How then could they be studied? By working backwards: instead of
isolating a mutant cell in an attempt to identify the gene responsible
for this effect, systematic steps would be taken to cause mutageneses
- i.e. mutations of the targeted orphan genes - while at the same
observing what function was affected as a result.
High stakes, high outlay
"The scientific objectives of EUROFAN 1, i.e. the work on mutagenesis
and the preliminary analysis, have been achieved. The coordination
centres are operational, and the methods of analysis have been standardised.
We can now move forward with optimism to EUROFAN 2, the second phase
of the project, which is scheduled to last for two years," says
Dr Stephen Oliver of the University of Manchester Institute of Science
and Technology (UK), the scientific coordinator responsible for
"Given the scale of the scientific effort, the magnitude of the
financial outlay and the number of laboratories involved, it would
be impossible to embark on a programme like EUROFAN without real
political will," he goes on. "No country had the means to do so,
and it has fallen to the European institutions to make possible
the development of resources that will prove enormously useful to
biomedicine and the bio-industry."
Equally ambitious, EUROFAN 2 (1998-2000), brings together 79 European
laboratories.(2) Its aim: to analyse all the
6000 yeast genes. "A venture like this, on such a huge scale, demands
flawless collaboration by the various participants, each of whom
must maintain their position at the forefront of excellence and
innovation," explains Bruno André, Director of the Physiology Laboratory
of the Free University of Brussels, and involved in the project
from the outset.
A network built round a
network It is now possible to look forward to a time when we will
understand the functioning of a cell in its totality - a hitherto
unprecedented achievement. Furthermore, this project has enabled
us to establish a collaborative network of laboratories and has
created the biological and informatics tools needed to speed up
the study of much more complex organisms, such as plants and man
The creators of EUROFAN have anticipated the development of even
more ambitious projects and have evolved a structure to cope with
this task. They have taken care to ensure that the work of the scientists
will be backed up by consortia of services responsible for the administrative
coordination and development of databases and other informatics
tools designed to facilitate the use of the mass of data generated
by the project itself. A centre for the storage of cultures and
biological material needed for functional analysis purposes has
been set up. In addition, the involvement of the YIP (Yeast Industrial
Platform), a network of undertakings built up round the sequencing
project, will guarantee the rapid transfer of technology to industry.

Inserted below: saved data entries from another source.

@@ -143,7 +144,7 @@
             COLD(C_REM_LO, slot) = (uint32_t)flat_rem;
             COLD(C_REM_HI, slot) = (uint32_t)(flat_rem >> 32);
             if (!shadow) SETH(kTCell, slot, h.t);
-            SET_CT(slot, RT_FLAT_RESUMED | bounce_bits | (shadow ? 0u : h.ref), ct & CT_FLAGS, TAG_TRACE);
+            SET_CT(slot, RT_FLAT_RESUMED | bounce_bits | (shadow ? 0u : (h.ref | (fb << RT_FLAT_FB_SHIFT))), ct & CT_FLAGS, TAG_TRACE);
         } else if (!done) {
             if (!kRngHot) SETH(H_T, slot, h.t);
             if (TRAV != 2 && !shadow && found) COLD(C_REF, slot) = h.ref;
@@ -157,7 +158,7 @@
             n_ext++;
             SETH(kTCell, slot, h.t);
             if (TRAV != 2 && found) COLD(C_REF, slot) = h.ref;
-            SET_CT(slot, (TRAV == 2 ? h.ref : 0u) | bounce_bits, ct & (F_NEE | F_OCCLUDED), h.did_hit() ? TAG_SHADE : TAG_MISS);
+            SET_CT(slot, (TRAV == 2 ? (h.did_hit() ? h.ref : (fb << RT_FLAT_FB_SHIFT)) : 0u) | bounce_bits, ct & (F_NEE | F_OCCLUDED), h.did_hit() ? TAG_SHADE : TAG_MISS);
         }
     };
     auto trace_slot = [&](const uint32_t slot, const uint32_t ct, const V3 o, const V3 d, const bool coherent) __attribute__((always_inline)) {
@@ -173,9 +174,11 @@
         }
         h.ref = (TRAV >= 3 && !shadow) ? RT_REF_UNKNOWN : ((kFlatVote && cur != 0u) ? ((ct >> CT_SHIFT) & 63u) : 0u);
         const float t_in = h.t;
+        static_assert(CT_SHIFT + RT_FLAT_FB_SHIFT == RT_FB_CT_SHIFT && (uint32_t)F_SHADOW == RT_FB_CT_SHADOW, "trace_flat reads the verdict bits and the shadow flag from the tag word");
+        uint32_t fb = ct;
         trace_dispatch<TRAV>(DBG_ARG S, sc, o, d, prune, shadow && anyhit_shadow, P.trace_budget, TRAV == 2 ? (kFlatVote ? P.flat_quorum : 0u) : P.descend_quorum,
-                             cur, h, &COLD(C_REF, slot), n_work, flat_rem, TRAV >= 4 ? &G[C_WIDE_STATE * POOL + slot] : nullptr, POOL, P.stop_quorum, coherent);
-        ray_end(slot, ct, h, cur, t_in, flat_rem);
+                             cur, h, &COLD(C_REF, slot), n_work, flat_rem, TRAV >= 4 ? &G[C_WIDE_STATE * POOL + slot] : nullptr, POOL, P.stop_quorum, coherent, TRAV == 2 ? &fb : nullptr);
+        ray_end(slot, ct, h, cur, t_in, flat_rem, fb);
     };
     for (;;) {
         uint32_t lane = lane0;
@@ -334,17 +337,21 @@
                 const uint32_t out_slot = COLD(C_OUT, slot);
                 Hit h;
                 h.t = RT_INFINITY; h.ref = 0; h.src = SRC_BVH; h.u = h.v = 0.0f;
-                for (uint32_t i = 0; i < sc.n_spheres; i++) {
-                    RT_MARK2(1);
-                    float u, v;
-                    float t = test_record(S, i, SRC_FB_SPHERE, o, d, u, v);
-                    if (t >= 0.0f && t < h.t) { h.t = t; h.ref = i; h.src = SRC_FB_SPHERE; }
-                }
-                for (uint32_t i = 0; i < sc.n_planes; i++) {
-                    RT_MARK2(2);
-                    float u, v;
-                    float t = test_record(S, i, SRC_FB_PLANE, o, d, u, v);
-                    if (t >= 0.0f && t < h.t) { h.t = t; h.ref = i; h.src = SRC_FB_PLANE; }
+                const uint32_t fb = TRAV == 2 ? ((ct >> (CT_SHIFT + RT_FLAT_FB_SHIFT)) & 3u) : (uint32_t)FB_UNKNOWN;
+                if (fb != (uint32_t)FB_NO_HIT) {
+                    for (uint32_t i = 0; i < sc.n_spheres; i++) {
+                        RT_MARK2(1);
+                        float u, v;
+                        float t = test_record(S, i, SRC_FB_SPHERE, o, d, u, v);
+                        if (t >= 0.0f && t < h.t) { h.t = t; h.ref = i; h.src = SRC_FB_SPHERE; }
+                    }
+                    for (uint32_t i = 0; i < sc.n_planes; i++) {
+                        RT_MARK2(2);
+                        float u, v;
+                        float t = test_record(S, i, SRC_FB_PLANE, o, d, u, v);
+                        if (t >= 0.0f && t < h.t) { h.t = t; h.ref = i; h.src = SRC_FB_PLANE; }
+                    }
+                    if (TRAV == 2) n_shadow += (unsigned long long)(((fb == (uint32_t)FB_NO_HIT_CHECK) & h.did_hit()) | ((fb == (uint32_t)FB_SOME_HIT) & !h.did_hit())) << 32;
                 }
                 RT_MARK2(3);
                 if (h.did_hit()) {
@@ -510,7 +517,12 @@
     if (lane0 == 0) {
         atomicAdd(&P.stats[0], n_paths);
         atomicAdd(&P.stats[1], n_ext);
-        atomicAdd(&P.stats[2], n_shadow);
+        if (TRAV == 2) {
+            atomicAdd(&P.stats[2], n_shadow & 0xffffffffull);
+            if ((n_shadow >> 32) != 0ull) atomicAdd(&P.stats[RT_FB_STAT], n_shadow >> 32);
+        } else {
+            atomicAdd(&P.stats[2], n_shadow);
+        }
         if (TRAV != 2) atomicAdd(&P.stats[3], n_work64);
     }
 #ifdef RT_INSTRUMENT
diff --git a/rsoderh-raytracing_amd/state.py b/rsoderh-raytracing_amd/state.py
--- a/rsoderh-raytracing_amd/state.py
+++ b/rsoderh-raytracing_amd/state.py
@@ -11,7 +11,7 @@
 _SYMBOLS = ["rsrt_context_create", "rsrt_context_destroy", "rsrt_last_error", "rsrt_upload_scene",
             "rsrt_upload_environment", "rsrt_set_partition", "rsrt_accumulator_resize", "rsrt_accumulator_bind",
             "rsrt_accumulator_clear", "rsrt_accumulator_download", "rsrt_resolve_mean_f16", "rsrt_debug_view_f16", "rsrt_render",
-            "rsrt_synchronize", "rsrt_get_stats", "rsrt_cast_rays", "rsrt_describe", "rsrt_get_debug_counters", "rsrt_get_region_counters", "rsrt_get_walk_counters", "rsrt_display_srgb8",
+            "rsrt_synchronize", "rsrt_get_stats", "rsrt_cast_rays", "rsrt_describe", "rsrt_get_debug_counters", "rsrt_get_region_counters", "rsrt_get_walk_counters", "rsrt_get_fallback_info", "rsrt_fallback_table_build", "rsrt_display_srgb8",
             "rsrt_selftest_numerics", "rsrt_build_id", "rsrt_wide_tree_build", "rsrt_build_bvh_device",
             "rsrt_partition_owner", "rsrt_partition_mask", "rsrt_partition_tiles", "rsrt_comm_available", "rsrt_comm_unique_id", "rsrt_comm_init", "rsrt_comm_reduce", "rsrt_comm_set_mode", "rsrt_comm_destroy",
             "rsrt_multi_create", "rsrt_multi_destroy", "rsrt_multi_last_error", "rsrt_multi_size", "rsrt_multi_context",
@@ -64,6 +64,21 @@
 
 def build_id():
     return lib().rsrt_build_id().decode()
+
+
+def fallback_table(scene):
+    arrs = [np.ascontiguousarray(scene.spheres), np.ascontiguousarray(scene.planes), np.ascontiguousarray(scene.primitives), np.ascontiguousarray(scene.bvh_nodes)]
+    for arr, dt in zip(arrs, (T.SPHERE, T.PLANE, T.PRIMITIVE_INFO, T.BVH_NODE)):
+        assert arr.dtype.itemsize == dt.itemsize, (arr.dtype, dt)
+    sw, pw, info = np.zeros(max(len(arrs[0]), 1), np.uint32), np.zeros(max(len(arrs[1]), 1), np.uint32), np.zeros(4, np.uint32)
+    args = []
+    for arr in arrs:
+        args += [_p(arr) if len(arr) else None, len(arr)]
+    rc = lib().rsrt_fallback_table_build(*args, _p(sw), _p(pw), _p(info))
+    if rc != 0:
+        raise RsrtError("rsrt_fallback_table_build: bad arguments", rc)
+    return {"sphere_words": sw[:len(arrs[0])].copy(), "plane_words": pw[:len(arrs[1])].copy(), "flat": int(info[0]), "fused": int(info[1]),
+            "distinct": int(info[2]), "twins": int(info[3])}
 
 
 class Stats(C.Structure):
@@ -114,6 +129,8 @@
         L.rsrt_get_debug_counters.argtypes = [C.c_void_p, C.c_void_p]
         L.rsrt_get_region_counters.argtypes = [C.c_void_p, C.c_void_p]
         L.rsrt_get_walk_counters.argtypes = [C.c_void_p, C.c_void_p, C.c_uint32]
+        L.rsrt_get_fallback_info.argtypes = [C.c_void_p, C.c_void_p]
+        L.rsrt_fallback_table_build.argtypes = [C.c_void_p, C.c_uint32] * 4 + [C.c_void_p] * 3
         L.rsrt_selftest_numerics.argtypes = [C.c_void_p, C.c_void_p]
         L.rsrt_cast_rays.argtypes = [C.c_void_p, C.c_uint32, C.c_void_p, C.c_void_p, C.c_uint32, C.c_uint32, C.c_void_p]
         L.rsrt_partition_owner.restype = C.c_uint32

At the industrial level, this innovative project is also producing
spin-off benefits in terms of company and job creation. Thus it
is that two German SMEs have come into being in the wake of the
involvement of researchers in the original genome sequencing project.
(1) 27 laboratories in Germany, 21 in France,
10 in Switzerland, 9 in Belgium, 1 in Greece, 8 in Italy, 17 in
Spain, 19 in the UK, 2 in Portugal, 2 in Sweden, 7 in Austria, 8
in the Netherlands, 1 in Denmark and 2 in Finland.
(2) 6 in Switzerland, 9 in Spain, 1 in Greece, 6 in Austria, 6 in
Belgium, 12 in the UK, 14 in France, 11 in Germany, 4 in Italy,
6 in the Netherlands, 1 in Finland, 2 in Sweden and 1 in Portugal.